Reliable data is available in order to examine the skin sensitisation potential of the test substance (LPT, 2017). The LLNA according to OECD 429 was performed. However, an alternative method was used employing the lymph node weight and lymph node cell count to assess proliferation of lymphocytes. In addition, the acute inflammatory skin reaction is measured by ear weight determination of circular biopsies of the ears and ear thickness measurements on test day 1 and test day 4 to identify skin irritation properties of the test substance. Stimulation indices were calculated for the lymph node cell count, lymph node weight, ear weight and ear thickness by dividing the average values per group of the test item treated animals by the respective vehicle treated ones. Values above 1.4 (lymph node cell count to identify sensitisation) or 1.1 (ear weight to identify irritation) are considered positive. Three concentrations of test substance (10%, 25% and 50%), suspended in acetone/olive oil (4:1, v/v) (w/w), were tested in six female NMRI mice per group and compared to a vehicle control group. Acetone/olive oil (4:1, v/v) was selected as it is recommended by the OECD guideline and provided suitable suspensions of the test substance both for administration and adherence to the mouse ear of such high concentrations.

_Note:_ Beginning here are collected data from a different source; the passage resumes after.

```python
SIGNATURES = {
    "mtmp_abi_version": (c_int, []),
    "mtmp_last_error": (c_char_p, []),
    "mtmp_attn_fwd": (c_int, [c_int] + [c_void_p] * 9 + [c_int] * 5 + [c_float, c_void_p]),
    "mtmp_attn_cls_fwd": (c_int, [c_int] + [c_void_p] * 3 + [c_int, c_void_p, c_int] + [c_void_p] * 5 + [c_int] * 4 + [c_float, c_void_p]),
    "mtmp_attn_cls_bwd": (c_int, [c_int] + [c_void_p] * 3 + [c_int] + [c_void_p] * 8 + [c_int] * 5 + [c_float, c_void_p]),
    "mtmp_attn_fwd_grouped": (c_int, [c_int, c_int] + [c_void_p] * 13 + [c_int, c_int, c_float, c_void_p]),
    "mtmp_attn_bwd_grouped": (c_int, [c_int, c_int] + [c_void_p] * 17 + [c_int, c_int, c_float, c_void_p]),
    "mtmp_key_norms_floats": (c_longlong, [c_longlong, c_int]),
    "mtmp_key_norms": (c_int, [c_int, c_void_p, c_void_p, c_longlong, c_int, c_int, c_void_p]),
    "mtmp_attn_bwd": (c_int, [c_int] + [c_void_p] * 11 + [c_int] * 7 + [c_float, c_void_p]),
    "mtmp_ln_gemm": (c_int, [c_int] + [c_void_p] * 8 + [c_int] * 4 + [c_float, c_int, c_float, c_uint, c_void_p, c_void_p]),
    "mtmp_ln_gemm_qkv": (c_int, [c_int] + [c_void_p] * 9 + [c_int, c_int, c_float, c_void_p]),
    "mtmp_gemm_nt": (c_int, [c_int] + [c_void_p] * 5 + [c_int] * 7 + [c_float, c_uint, c_void_p, c_void_p, c_float, c_void_p, c_int,
                             c_void_p]),
    "mtmp_gemm_nt_live": (c_int, [c_int] + [c_void_p] * 5 + [c_int] * 7 + [c_float, c_uint, c_void_p, c_void_p, c_float, c_void_p, c_int,
                             c_void_p, c_void_p]),
    "mtmp_sign_bits_bytes": (c_longlong, [c_int, c_int]),
    "mtmp_ln_gemm_signs": (c_int, [c_int] + [c_void_p] * 8 + [c_int] * 4 + [c_float, c_float, c_uint, c_void_p, c_void_p, c_void_p]),
    "mtmp_gemm_nt_signs": (c_int, [c_int] + [c_void_p] * 3 + [c_int] * 4 + [c_void_p, c_float, c_void_p]),
    "mtmp_gemm_nt_signs_drop": (c_int, [c_int] + [c_void_p] * 3 + [c_int] * 4 + [c_void_p, c_float, c_float, c_uint, c_void_p,
                                                                                   c_void_p, c_void_p]),
    "mtmp_ln_gemm_qkv_grouped": (c_int, [c_int, c_int] + [c_void_p] * 11 + [c_float, c_void_p, c_void_p]),
    "mtmp_ln_gemm_signs_grouped": (c_int, [c_int, c_int] + [c_void_p] * 10 + [c_int, c_void_p, c_float, c_float, c_void_p, c_void_p,
                                                                                   c_void_p, c_void_p]),
    "mtmp_gemm_nt_grouped": (c_int, [c_int, c_int] + [c_void_p] * 6 + [c_int, c_int] + [c_void_p] * 3 + [c_int, c_float, c_void_p,
                                                                                                       c_void_p, c_void_p, c_void_p]),
    "mtmp_gemm_nt_signs_drop_grouped": (c_int, [c_int, c_int] + [c_void_p] * 4 + [c_int, c_void_p, c_void_p, c_float, c_float,
                                                                                  c_void_p, c_void_p, c_void_p, c_void_p, c_void_p]),
    "mtmp_gemm_lnbwd_grouped": (c_int, [c_int, c_int] + [c_void_p] * 11 + [c_int, c_void_p, c_float, c_void_p, c_void_p]),
    "mtmp_gemm_tn_group_plan": (c_int, [c_int, c_void_p, c_int, c_int, c_void_p]),
    "mtmp_gemm_tn_grouped": (c_int, [c_int, c_int] + [c_void_p] * 4 + [c_int, c_int] + [c_void_p] * 4 + [c_void_p]),
    "mtmp_gemm_tn_slab_rows": (c_int, [c_int] * 4),
    "mtmp_gemm_lnbwd_slab_rows": (c_int, [c_int]),
    "mtmp_reduce_batch": (c_int, [c_void_p] * 6 + [c_int, c_void_p]),
    "mtmp_reduce_scatter": (c_int, [c_void_p] * 5 + [c_int, c_void_p]),
    "mtmp_stream_input_slab_rows": (c_int, [c_int]),
    "mtmp_stream_input_bwd_partials": (c_int, [c_int] + [c_void_p] * 7 + [c_int] * 3 + [c_float, c_uint, c_void_p, c_void_p, c_void_p, c_void_p]),
    "mtmp_stream_input_bwd_grouped": (c_int, [c_int, c_int] + [c_void_p] * 18),
    "mtmp_stream_input_fwd_add": (c_int, [c_int] + [c_void_p] * 8 + [c_int] * 3 + [c_float, c_float, c_uint, c_void_p, c_void_p, c_void_p, c_void_p, c_int, c_void_p]),
    "mtmp_token_sums": (c_int, [c_int, c_int] + [c_void_p] * 5),
    "mtmp_tie_bwd_slab_rows": (c_int, [c_int]),
    "mtmp_tie_time_embed_bwd_partials": (c_int, [c_int, c_void_p, c_int, c_void_p, c_int, c_int] + [c_void_p] * 6),
    "mtmp_publish_scalar": (c_int, [c_void_p, c_void_p, c_void_p]),
    "mtmp_copy_batch": (c_int, [c_void_p] * 4 + [c_int, c_void_p]),
    "mtmp_stream_lengths": (c_int, [c_void_p] * 4 + [c_int] * 3 + [c_void_p]),
    "mtmp_row_starts": (c_int, [c_void_p, c_void_p, c_int, c_int, c_void_p]),
    "mtmp_image_slots": (c_int, [c_void_p, c_int, c_void_p, c_int, c_int, c_void_p]),
    "mtmp_transpose_batch": (c_int, [c_int, c_void_p, c_void_p, c_void_p, c_void_p, c_int, c_void_p]),
    "mtmp_layernorm_rows": (c_int, [c_int] + [c_void_p] * 4 + [c_longlong, c_int, c_float, c_int, c_int, c_int, c_void_p]),
    "mtmp_layernorm_rows_live": (c_int, [c_int] + [c_void_p] * 4 + [c_longlong, c_int, c_float, c_int, c_int, c_int, c_void_p, c_void_p]),
    "mtmp_swin_window_attn": (c_int, [c_int] + [c_void_p] * 3 + [c_int] * 6 + [c_float, c_void_p]),
    "mtmp_swin_window_attn_live": (c_int, [c_int] + [c_void_p] * 3 + [c_int] * 6 + [c_float, c_void_p, c_void_p]),
    "mtmp_layernorm_rows_bwd_slab_rows": (c_int, [c_longlong, c_int]),
    "mtmp_layernorm_rows_bwd": (c_int, [c_int] + [c_void_p] * 5 + [c_longlong, c_int, c_float, c_void_p]),
    "mtmp_gelu_fwd": (c_int, [c_int, c_void_p, c_void_p, c_longlong, c_void_p]),
    "mtmp_gelu_bwd": (c_int, [c_int, c_void_p, c_void_p, c_void_p, c_longlong, c_void_p]),
    "mtmp_swin_window_attn_bwd": (c_int, [c_int] + [c_void_p] * 5 + [c_int] * 6 + [c_float, c_void_p]),
    "mtmp_swin_window_attn_pad": (c_int, [c_int] + [c_void_p] * 4 + [c_int] * 6 + [c_float, c_void_p, c_void_p]),
# ... 67 lines not shown
```

### medical_tri_modal_pilot_amd/ops.py

```python
import contextlib
import ctypes
from typing import Optional

import torch

from . import _lib, tuning
from ._lib import BF16, F32, call

LN_EPS = 1e-6
N_HEAD, D_MODEL, D_HEAD = 4, 256, 64


def _dt(t: torch.Tensor) -> int:
    if t.dtype == torch.float32:
        return F32
    if t.dtype == torch.bfloat16:
        return BF16
    raise TypeError(f"libmtmp_hip kernels take float32 or bfloat16, got {t.dtype}")


def _p(t: Optional[torch.Tensor], byte_offset: int = 0):
    return None if t is None else ctypes.c_void_p(t.data_ptr() + byte_offset)


# ... 1208 lines not shown
        dqkv = attn_bwd(qkv, o, dr1.view(B, N, D), lse, kv_len).view(M, 3 * D)
    else:
        dqkv = attn_bwd_grouped([qkv], [o], [_packed_full(dr1, B, N)], [lse], [kv_len], [pack])[0].view(M, 3 * D)[:live]
    dwqkv, dbqkv = gemm_tn(dqkv, xn1, out=(sink.wqkv, sink.bqkv) if direct else None, defer=red)
    dz, dg1, db1 = gemm_lnbwd(dqkv, wqkvt, z.view(M, D)[:live], st1, g1, d_res2d=dr1, gb_out=sink.gb1 if direct else None, defer=red)
    if late is not None and red:
        late.append((red, sink if direct else None))
    else:
        if red:
            reduce_batch(red)
        if direct:
            sink.flat.mark_ready(sink.idx)
    dz = dz.view(B, N, D) if pack is None else _packed_full(dz, B, N)
    if direct:
        return dz, None
    grads = (dg1, db1, dwqkv[:D], dbqkv[:D], dwqkv[D:2 * D], dbqkv[D:2 * D], dwqkv[2 * D:], dbqkv[2 * D:],
             dg2, db2, dw1, dc1, dw2, dc2)
    return dz, grads


def attn_cls_fwd(qkv, z, kv_len, pack, cls_tok):
    _gpu(qkv, z)
    B, N, _ = qkv.shape
    es = qkv.element_size()
    o = torch.empty(B, D_MODEL, dtype=qkv.dtype, device=qkv.device)
    r1 = torch.empty_like(o)
    lse = torch.empty(B, N_HEAD, dtype=torch.float32, device=qkv.device)
    call("mtmp_attn_cls_fwd", _dt(qkv), _p(qkv), _p(qkv, D_MODEL * es), _p(qkv, 2 * D_MODEL * es), qkv.stride(1), _p(z), z.stride(1),
         _p(o), _p(r1), _p(lse), _p(kv_len), _p(pack), B, N, N_HEAD, int(cls_tok), D_HEAD ** -0.5, _stream())
    return o, r1, lse


def attn_cls_bwd(qkv, o_cls, d_o, lse, kv_len, pack, cls_tok):
    _gpu(qkv, o_cls, d_o)
    B, N, _ = qkv.shape
    es = qkv.element_size()
    dqkv = torch.empty_like(qkv)
    call("mtmp_attn_cls_bwd", _dt(qkv), _p(qkv), _p(qkv, D_MODEL * es), _p(qkv, 2 * D_MODEL * es), qkv.stride(1), _p(o_cls), _p(_c(d_o)),
         _p(lse), _p(kv_len), _p(pack), _p(dqkv), _p(dqkv, D_MODEL * es), _p(dqkv, 2 * D_MODEL * es), dqkv.stride(1), B, N, N_HEAD,
         int(cls_tok), D_HEAD ** -0.5, _stream())
    return dqkv


_cls_rows_cache = {}


def _cls_rows(B, N, cls_tok, dev):
    key = (B, N, cls_tok, dev.type, dev.index)
    if key not in _cls_rows_cache:
        _cls_rows_cache[key] = (torch.arange(B, dtype=torch.int64) * N + cls_tok).to(dev)
    return _cls_rows_cache[key]


def cls_layer_forward(z, kv_len, P, fused, drop_p, seeds, pack, cls_tok):
    B, N, D = z.shape
    g1, b1, g2, b2, c1, c2 = P[0], P[1], P[8], P[9], P[11], P[13]
    wqkv, bqkv, w1c, w2c, w2t, wqkvt, w1t = fused
    z2 = z.view(B * N, D)
    if pack is not None:
        qkv, xn1, st1 = (t[0] for t in ln_gemm_qkv_grouped([z2], [g1], [b1], [wqkv], [bqkv], [pack])[:3])
    else:
        qkv, xn1, st1 = ln_gemm(z2, g1, b1, wqkv, bqkv, 3 * D)
    qkv = qkv.view(B, N, 3 * D)
    o_cls, r1, lse = attn_cls_fwd(qkv, z, kv_len, pack, cls_tok)
    h, xn2, st2, hsign = ln_gemm(r1, g2, b2, w1c, c1, 4 * D, relu=True, drop_p=drop_p, seed=seeds[0], want_signs=True)
    out = gemm_nt(h, w2c, c2, res2d=r1, drop_p=drop_p, seed=seeds[1])
    rows = pack[:B] if pack is not None else _cls_rows(B, N, cls_tok, z.device)
    return out, (z, kv_len, g1, g2, wqkvt, w1t, w2t, xn1, st1, qkv, o_cls, lse, r1, xn2, st2, h, drop_p, seeds, hsign, pack, rows, cls_tok)


def cls_layer_backward(saved, d_cls, sink=None, late=None):
    z, kv_len, g1, g2, wqkvt, w1t, w2t, xn1, st1, qkv, o_cls, lse, r1, xn2, st2, h, p, seeds, hsign, pack, rows, cls_tok = saved
    B, N, D = z.shape
    M = B * N
    d_out = _c(d_cls).to(z.dtype)
    direct = sink is not None and sink.usable()
    red = [] if tuning.DEFER_REDUCTIONS else None
    if hsign is not None and p > 0 and tuning.FOLD_DROPOUT_BWD:
        dh, dy2 = gemm_nt_signs(d_out, w2t, hsign, 1.0 / (1.0 - p), drop_p=p, seed=seeds[1])
    else:
        dy2 = dropout_bwd(d_out, seeds[1], p) if p > 0 else d_out
        dh = gemm_nt_signs(dy2, w2t, hsign, 1.0 / (1.0 - p)) if hsign is not None else gemm_nt(dy2, w2t, gate=h, gate_scale=1.0 / (1.0 - p))
    dw2, dc2 = gemm_tn(dy2, h, out=(sink.w2, sink.c2) if direct else None, defer=red)
    dw1, dc1 = gemm_tn(dh, xn2, out=(sink.w1, sink.c1) if direct else None, defer=red)
    dr1, dg2, db2 = gemm_lnbwd(dh, w1t, r1, st2, g2, d_res2d=d_out, gb_out=sink.gb2 if direct else None, defer=red)
    dqkv = attn_cls_bwd(qkv, o_cls, dr1, lse, kv_len, pack, cls_tok).view(M, 3 * D)
    z2 = z.view(M, D)
    if pack is not None:
        dwqkv, dbqkv = gemm_tn_grouped([dqkv], [xn1], [(sink.wqkv, sink.bqkv) if direct else None], [red], [pack])[0]
        dz, dg1, db1 = gemm_lnbwd_grouped([dqkv], [wqkvt], [z2], [st1], [g1], [None], [sink.gb1 if direct else None], [red], [pack])[0]
    else:
        dwqkv, dbqkv = gemm_tn(dqkv, xn1, out=(sink.wqkv, sink.bqkv) if direct else None, defer=red)
        dz, dg1, db1 = gemm_lnbwd(dqkv, wqkvt, z2, st1, g1, d_res2d=None, gb_out=sink.gb1 if direct else None, defer=red)
    (dz[cls_tok:] if pack is not None else dz).index_add_(0, rows, dr1)
    if late is not None and red:
        late.append((red, sink if direct else None))
    else:
        if red:
            reduce_batch(red)
        if direct:
            sink.flat.mark_ready(sink.idx)
    if direct:
        return dz.view(B, N, D), None
    grads = (dg1, db1, dwqkv[:D], dbqkv[:D], dwqkv[D:2 * D], dbqkv[D:2 * D], dwqkv[2 * D:], dbqkv[2 * D:],
             dg2, db2, dw1, dc1, dw2, dc2)
    return dz.view(B, N, D), grads
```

A 50% concentration (w/w) of the test substance in acetone/olive oil (4:1, v/v) was the maximum feasible concentration.

In the main study treatment with the test substance at concentrations of 10%, 25% or 50% did not reveal any statistically increase values for the lymph node cell count. The stimulation indices of the lymph node cell count did not exceed the treshold level of 1.4. Therefore, the test substance is not classified as skin sensitising. The threshold level for the ear weight of 1.1 was not exceeded and no increase of ear thickness was observed, i.e. no irritating properties were noted. The positive control group caused increases in lymph node cell cound and lymph node weight (statistically significant at p <= 0.01). Therefore, the study can be regarded as valid. No signs of local or systemic intolerance were recorded. The animal body weight was not affected by the treatment.

In conclusion, under the present test conditions, the test substance at concentrations of 10%, 25% and 50% in acetone/olive oil did not reveal any skin sensitising properties in the local lymph node assay.

Respiratory sensitisation

Endpoint conclusion

Endpoint conclusion:

no study available

Justification for classification or non-classification

The available data on skin sensitisation does not meet the criteria for classification according to Regulation (EC) 1272/2008, and are therefore conclusive but not sufficient for classification.